Jesus’ inner circle of first called disciples – Peter, James, John, and Andrew – want to know when this catastrophe will occur. Like many Christian through the centuries, they crave the power in insider knowledge. They want to be one up on the other disciples. They want to be able to assign special meanings to the events they witness. With periodic regularity, some self-proclaimed Bible scholar claims to have cracked the code of the last days and will let you in on the secret for the price of a book or movie or with a solicitation of a contribution to a broadcast or an organization. Not knowing their hearts, I can’t say that some of them don’t mean well, but Jesus would remind us that, at best, they are self-deluded, and he warns us not to be led astray or alarmed by them.
Human history seems to be the ebb and flow of perpetual warfare. I am writing this on Veterans’ Day 2015, which was originally called Armistice Day and celebrated the end of World War I, then called “The Great War” and “The War to End All Wars.” In retrospect, we see how The Treaty of Versailles negotiated between the Allies and Germany in June 1919 sowed the seeds that spawned World War II. Though many individual wars have started and ended, the world has floundered through perpetual war ever since.

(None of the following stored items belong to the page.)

# jhamrick/bayesian-quadrature

Measured on AMD Instinct MI355X. Metric: bq_fit_posterior_throughput, higher is better.
Workload: dtype f64; 1 GPU; C2: d=1 N=1024 M=256 Gaussian integrand, w=dx, s=1e-3; curve_workload=C5 shard: 64 x (d=1 N=2048 M=256), w=dx, s=1e-2, on_curve=True, bordered_system=1344

## Files before the change

bayesian-quadrature_amd/csrc/k_panel.hip:

```cpp
#include "host.h"
#include "gram.h"
#include "trsm.h"
#include "slab.h"

namespace bqh {

template <int D>
void launch_assemble_d(bq_ctx *c, const double *pts, long pstride, const double *y, long ystride,
                       const GaussParams *gp, int gpstride, double *A, long lda, long astride,
                       Layout L, int batch, const FirstStep &fs, int jcols)
{
    dim3 grid((L.ntot + 127) / 128, ((jcols > 0 ? jcols : L.ntot) + 63) / 64, batch);
    if (!fs.S0) {
        hipLaunchKernelGGL(assemble_kernel<D>, grid, dim3(256), 0, c->cur, pts, pstride, y, ystride,
                           gp, gpstride, A, lda, astride, L);
        return;
    }
    const bool regs = c->cfg.first_regs != 0;
    if (regs && grid.y < 3)
        grid.y = 3;
    const long wgs = (long)grid.x * grid.y * grid.z;
    const bool w8 = c->cfg.potf2_8w && wgs <= 2L * c->cus;
#define BQ_ASM_FIRST(NW_, REGS_, STAMP_)                                                           \
    hipLaunchKernelGGL((assemble_first_kernel<D, NW_, REGS_, STAMP_>), grid, dim3(64 * NW_), 0,    \
                       c->cur, pts, pstride, y, ystride, gp, gpstride, A, lda, astride, L, fs.S0,  \
                       fs.lds, fs.sstride, fs.dinv, (long)BQ_DINV_STRIDE, fs.info, fs.scal,        \
                       fs.stamps)
    if constexpr (D == 1) {
        if (fs.stamps) {
            if (w8 && regs)
                BQ_ASM_FIRST(8, true, true);
            else if (w8)
                BQ_ASM_FIRST(8, false, true);
            else if (regs)
                BQ_ASM_FIRST(4, true, true);
            else
                BQ_ASM_FIRST(4, false, true);
            return;
        }
    }
    if (w8 && regs)
        BQ_ASM_FIRST(8, true, false);
    else if (w8)
        BQ_ASM_FIRST(8, false, false);
    else if (regs)
        BQ_ASM_FIRST(4, true, false);
    else
        BQ_ASM_FIRST(4, false, false);
#undef BQ_ASM_FIRST
}

int launch_assemble(bq_ctx *c, int d, const double *pts, long pstride, const double *y,
                    long ystride, const GaussParams *gp, int gpstride, double *A, long lda,
                    long astride, Layout L, int batch, const FirstStep &fs, int jcols)
{
    if (jcols < 0 || (jcols & 63) || jcols > L.ntot || (jcols > 0 && fs.S0))
        return fail(c, BQ_ERR_BAD_ARG, "assemble: column limit");
    if (fs.stamps && (!fs.S0 || d != 1))
        return fail(c, BQ_ERR_BAD_ARG, "assemble: the stamped first launch is one-dimensional");
    const double cols = jcols > 0 ? jcols : L.ntot;
    Bracket br(c, BQ_K_GRAM, 8.0 * cols * (L.ntot - 0.5 * cols + 0.5) * batch);
    switch (d) {
    case 1: launch_assemble_d<1>(c, pts, pstride, y, ystride, gp, gpstride, A, lda, astride, L, batch, fs, jcols); break;
    case 2: launch_assemble_d<2>(c, pts, pstride, y, ystride, gp, gpstride, A, lda, astride, L, batch, fs, jcols); break;
    case 3: launch_assemble_d<3>(c, pts, pstride, y, ystride, gp, gpstride, A, lda, astride, L, batch, fs, jcols); break;
    case 4: launch_assemble_d<4>(c, pts, pstride, y, ystride, gp, gpstride, A, lda, astride, L, batch, fs, jcols); break;
    case 5: launch_assemble_d<5>(c, pts, pstride, y, ystride, gp, gpstride, A, lda, astride, L, batch, fs, jcols); break;
    case 6: launch_assemble_d<6>(c, pts, pstride, y, ystride, gp, gpstride, A, lda, astride, L, batch, fs, jcols); break;
    case 7: launch_assemble_d<7>(c, pts, pstride, y, ystride, gp, gpstride, A, lda, astride, L, batch, fs, jcols); break;
    case 8: launch_assemble_d<8>(c, pts, pstride, y, ystride, gp, gpstride, A, lda, astride, L, batch, fs, jcols); break;
    default: return fail(c, BQ_ERR_BAD_ARG, "d must be in 1..%d", BQ_MAXD);
    }
    HIPCHK(c, hipGetLastError());
    return BQ_OK;
}
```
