RLAP_HD int serial_eliminate(const Arrays& A, GraphDesc& G, const ColBuf& B, int32_t cap, int32_t v, int64_t e1) {
    const bool use_pq = A.o_v != OV_RANDOM;
    int32_t len0 = serial_gather(A, v, B, cap);
    if (len0 > cap) return ST_INTERNAL;
    int32_t m = serial_sort_merge(A, G, B, len0, true, use_pq);
    serial_order(A, B, m, v, 0, G.vbase);
    if (A.o_v == OV_COARSEN) {
        if (m >= 1) {
            double csum = 0;
            for (int32_t j = 0; j < m; ++j) { csum += B.a_val[j]; B.cum[j] = csum; }
            if (A.rng_mode != RNG_COUNTER && G.n_draws >= A.rng_len) return ST_RNG_OVERFLOW;
            double u = arr_uniform(A, G.n_draws, v, 0); G.n_draws += 1;
            double r = u * csum;
            int32_t koff = upper_index(B.cum, m, r);
            int32_t k = B.a_nbr[koff];
            double wk = B.a_val[koff];
            A.e[B.a_twin[koff]].val = 0;
            int32_t xk = B.t_of[koff];
            pq_op(B.t_key[xk], B.t_mv[xk], G.n, -1, len0);
            for (int32_t j = 0; j < m; ++j) {
                if (j == koff) continue;
                pq_op(B.t_key[xk], B.t_mv[xk], G.n, +1, len0 + 1 + j);
                double w = B.a_val[j];
                double nw = (wk * w) / (wk + w);
                int rc = serial_rewire(A, B.a_twin[j], B.a_nbr[j], k, nw);
                if (rc) return rc;
            }
        }
    } else {
        double csum = 0;
        for (int32_t j = 0; j < m; ++j) { csum += B.a_val[j]; B.cum[j] = csum; }
        if (A.rng_mode != RNG_COUNTER && m > 1 && G.n_draws + (m - 1) > A.rng_len) return ST_RNG_OVERFLOW;
        double wdeg = csum, colScale = 1;
        for (int32_t j = 0; j < m - 1; ++j) {
            double w = B.a_val[j] * colScale;
            double f = w / wdeg;
            double u = arr_uniform(A, G.n_draws + j, v, j);
            double r = u * (csum - B.cum[j]) + B.cum[j];
            int32_t koff = upper_index(B.cum, m, r);
            B.ksel[j] = koff;
            double omf = 1 - f;
            B.newv[j] = f * omf * wdeg;
            colScale = colScale * omf;
            wdeg = wdeg * omf * omf;
        }
        if (m > 1) G.n_draws += m - 1;
        for (int32_t j = 0; j < m - 1; ++j) {
            int32_t koff = B.ksel[j];
            if (use_pq) { int32_t xk = B.t_of[koff]; pq_op(B.t_key[xk], B.t_mv[xk], G.n, +1, len0 + j); }
            int rc = serial_rewire(A, B.a_twin[j], B.a_nbr[j], B.a_nbr[koff], B.newv[j]);
            if (rc) return rc;
        }
        if (m > 0) {
            if (use_pq && e1 + 1 < (int64_t)G.n) { int32_t xl = B.t_of[m - 1]; pq_op(B.t_key[xl], B.t_mv[xl], G.n, -1, len0 + m); }
            A.e[B.a_twin[m - 1]].val = 0;
        }
    }
    if (use_pq) return pq_commit_serial(A, G, B, m);
    return ST_OK;
}

RLAP_HD int32_t serial_output(const Arrays& A, const GraphDesc& G, const ColBuf& B, int32_t cap, int32_t v, double* out, int64_t row0, bool count_only) {
    int32_t len0 = serial_gather(A, v, B, cap);
    if (len0 > cap) return -1;
    int32_t m = serial_sort_merge(A, G, B, len0, false, false);
    if (count_only) return m;
    serial_order(A, B, m, v, 1, G.vbase);
    for (int32_t j = 0; j < m; ++j) {
        double* o = out + 3 * (row0 + j);
        o[0] = (double)B.a_nbr[j]; o[1] = (double)v; o[2] = B.a_val[j];
    }
    return m;
}


constexpr int BCAP = 32;

struct TRes {
    int32_t key_after;
    int16_t mv;
    uint8_t c;
    uint8_t flags;
};
struct Ent {
    double val;
    union {
        double aux;
        TRes res;
    };
    int32_t nbr;
    int32_t twin;
};
enum { CF_BIG = 1, CF_DUP = 2, CF_COMPLEX = 4, CF_DEP = 8, CF_TIE = 16, CF_NEQ = 32, CF_READY = 64, CF_PATCHED = 128 };
constexpr int DEPMAX = 4;
enum { TF_CONTENDED = 1 };

template <int BC> struct CandPad {};
template <> struct CandPad<64> { int64_t pad64; };
template <> struct CandPad<128> { int64_t pad128; };
template <int BC>
struct CandT : CandPad<BC> {
    static constexpr int CAP = BC;
    Ent e[BC];
    uint8_t ksel[BC];
    int32_t v;
    int32_t m;
    int32_t flags;
    int32_t src;
    int32_t ndraw;
    int32_t koff;
    int32_t cp1;
    int32_t acnt;
    int32_t ext;
    int32_t nmv;
    int32_t nkill;
    int32_t cb[BC <= 16 ? 2 : (BC <= 32 ? 3 : (BC <= 64 ? 4 : 5))];
    int32_t ndep;
    uint8_t dep[4];
    int64_t draw0;
};
static_assert(sizeof(CandT<16>) == 472 && sizeof(CandT<32>) == 872, "record sizes the LDS budget of the round kernel is counted with");
typedef CandT<BCAP> Cand;

RLAP_HD TRes& ent_tres(Ent& e) { return e.res; }

struct EntLessNbr { RLAP_HD bool operator()(const Ent& x, const Ent& y) const { return x.nbr < y.nbr; } };
struct EntLessVal { RLAP_HD bool operator()(const Ent& x, const Ent& y) const { return x.val < y.val; } };
struct EntGreaterVal { RLAP_HD bool operator()(const Ent& x, const Ent& y) const { return x.val > y.val; } };
struct EntLessAux { RLAP_HD bool operator()(const Ent& x, const Ent& y) const { return x.aux < y.aux; } };
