+#if defined(__HIP_DEVICE_COMPILE__)
+typedef short s16x2 __attribute__((ext_vector_type(2)));
+MSL_FAST_HD s16x2 pk_make(int lo, int hi) { return (s16x2){(short)lo, (short)hi}; }
+MSL_FAST_HD s16x2 pk_min(s16x2 a, s16x2 b) { return __builtin_elementwise_min(a, b); }
+MSL_FAST_HD s16x2 pk_max(s16x2 a, s16x2 b) { return __builtin_elementwise_max(a, b); }
+MSL_FAST_HD s16x2 pk_add(s16x2 a, s16x2 b) { return a + b; }
+MSL_FAST_HD s16x2 pk_sub(s16x2 a, s16x2 b) { return a - b; }
+MSL_FAST_HD s16x2 pk_from_bits(uint32_t w) { return __builtin_bit_cast(s16x2, w); }
+MSL_FAST_HD uint32_t pk_bits(s16x2 a) { return __builtin_bit_cast(uint32_t, a); }
+#else
+struct s16x2 { short x, y; };
+MSL_FAST_HD s16x2 pk_make(int lo, int hi) { s16x2 r; r.x = (short)lo; r.y = (short)hi; return r; }
+MSL_FAST_HD s16x2 pk_min(s16x2 a, s16x2 b) { return pk_make(a.x < b.x ? a.x : b.x, a.y < b.y ? a.y : b.y); }
+MSL_FAST_HD s16x2 pk_max(s16x2 a, s16x2 b) { return pk_make(a.x > b.x ? a.x : b.x, a.y > b.y ? a.y : b.y); }
+MSL_FAST_HD s16x2 pk_add(s16x2 a, s16x2 b) { return pk_make(a.x + b.x, a.y + b.y); }
+MSL_FAST_HD s16x2 pk_sub(s16x2 a, s16x2 b) { return pk_make(a.x - b.x, a.y - b.y); }
+MSL_FAST_HD s16x2 pk_from_bits(uint32_t w) { return pk_make((int)(int16_t)(w & 0xFFFFu), (int)(int16_t)(w >> 16)); }
+MSL_FAST_HD uint32_t pk_bits(s16x2 a) { return (uint32_t)(uint16_t)a.x | ((uint32_t)(uint16_t)a.y << 16); }
+#endif
+
+MSL_FAST_HD s16x2 fast_pair(uint32_t w, int half) {
+    const uint32_t h = half ? w >> 16 : w;
+    return pk_from_bits((h & 0xFFu) | ((h & 0xFF00u) << 8));
+}
+
+MSL_FAST_HD uint32_t fast_bytes(uint32_t lo, uint32_t hi, int n) { return (lo >> (8 * n)) | (hi << (32 - 8 * n)); }
+
+MSL_FAST_HD unsigned fast_quick4(uint32_t c, uint32_t r0, uint32_t r8, uint32_t r4, uint32_t r12, uint32_t r2, uint32_t r10, uint32_t r6,
+                                 uint32_t r14, int th) {
+    const s16x2 t = pk_make(th, th);
+    uint32_t sign[2];
+    MSL_FAST_UNROLL
+    for (int half = 0; half < 2; half++) {
+        const s16x2 v = fast_pair(c, half);
+        const s16x2 a0 = fast_pair(r0, half), a8 = fast_pair(r8, half), a4 = fast_pair(r4, half), a12 = fast_pair(r12, half);
+        const s16x2 a2 = fast_pair(r2, half), a10 = fast_pair(r10, half), a6 = fast_pair(r6, half), a14 = fast_pair(r14, half);
+        const s16x2 lo = pk_max(pk_max(pk_min(a0, a8), pk_min(a4, a12)), pk_max(pk_min(a2, a10), pk_min(a6, a14)));
+        const s16x2 hi = pk_min(pk_min(pk_max(a0, a8), pk_max(a4, a12)), pk_min(pk_max(a2, a10), pk_max(a6, a14)));
+        sign[half] = pk_bits(pk_sub(pk_add(lo, t), v)) | pk_bits(pk_sub(pk_add(v, t), hi));
+    }
+    return ((sign[0] >> 15) & 1u) | ((sign[0] >> 30) & 2u) | ((sign[1] >> 13) & 4u) | ((sign[1] >> 28) & 8u);
+}
+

I well remember growing up hearing how the Soviet Union was not just a threat to world peace but fulfilled the prophetic conditions to release the apocalyptic cataclysm with nuclear weapons that would precede the Second Coming of Jesus. In our time, many view Islamist violence in a similar way. I have to admit that as I observed the fading of communism and the rise of radical Islam, it seemed a closer fit to the spiritual struggles of the last days as described in the Bible than an atheistic philosophy and economic system. However, Jesus told his disciples that they would hear of wars and rumors of wars, but they were not the end. Therefore, they should not be alarmed. I believe Jesus also says to us, “Of course you are hearing of wars. Why would you expect anything else from the world? They are not the end. Do not be alarmed!”
Jesus also mentioned widespread earthquakes. Without a doubt the instant news media keep us informed about earthquake and other natural disasters from Haiti to Nepal. We even have less destructive earthquakes in previously seismically stable areas, attributed to fracking and drilling though not without controversy. The changing climate, also politically and economically controversial, is bringing not only powerful storms and rising sea levels but also drought and flooding.  My point is not to invoke Jesus in those political controversies (at least not here), but to recognize that Jesus indicated such things were commonplace and not signs of apocalyptic catastrophe but were the beginnings of birth pangs, so “Do not be alarmed!”
Having witnessed my wife’s birth pangs when she delivered our three sons, I have safely witnessed that anguish without experiencing it myself. I know it is real and at some moments can seem endless. Yet, Jesus purposely used birth pangs to describe the things about which we are easily alarmed. Birth pangs are necessary and inescapable to bringing new life into the world. If we will listen to Jesus in this compact conversation, I believe we can hear him tell us, “Do not be alarmed! New life is on the way! We may experience some of that new life ourselves as Jesus lives in and through us on our journeys, and he will give us perspective to perceive the new life that is out there beyond our personal horizons.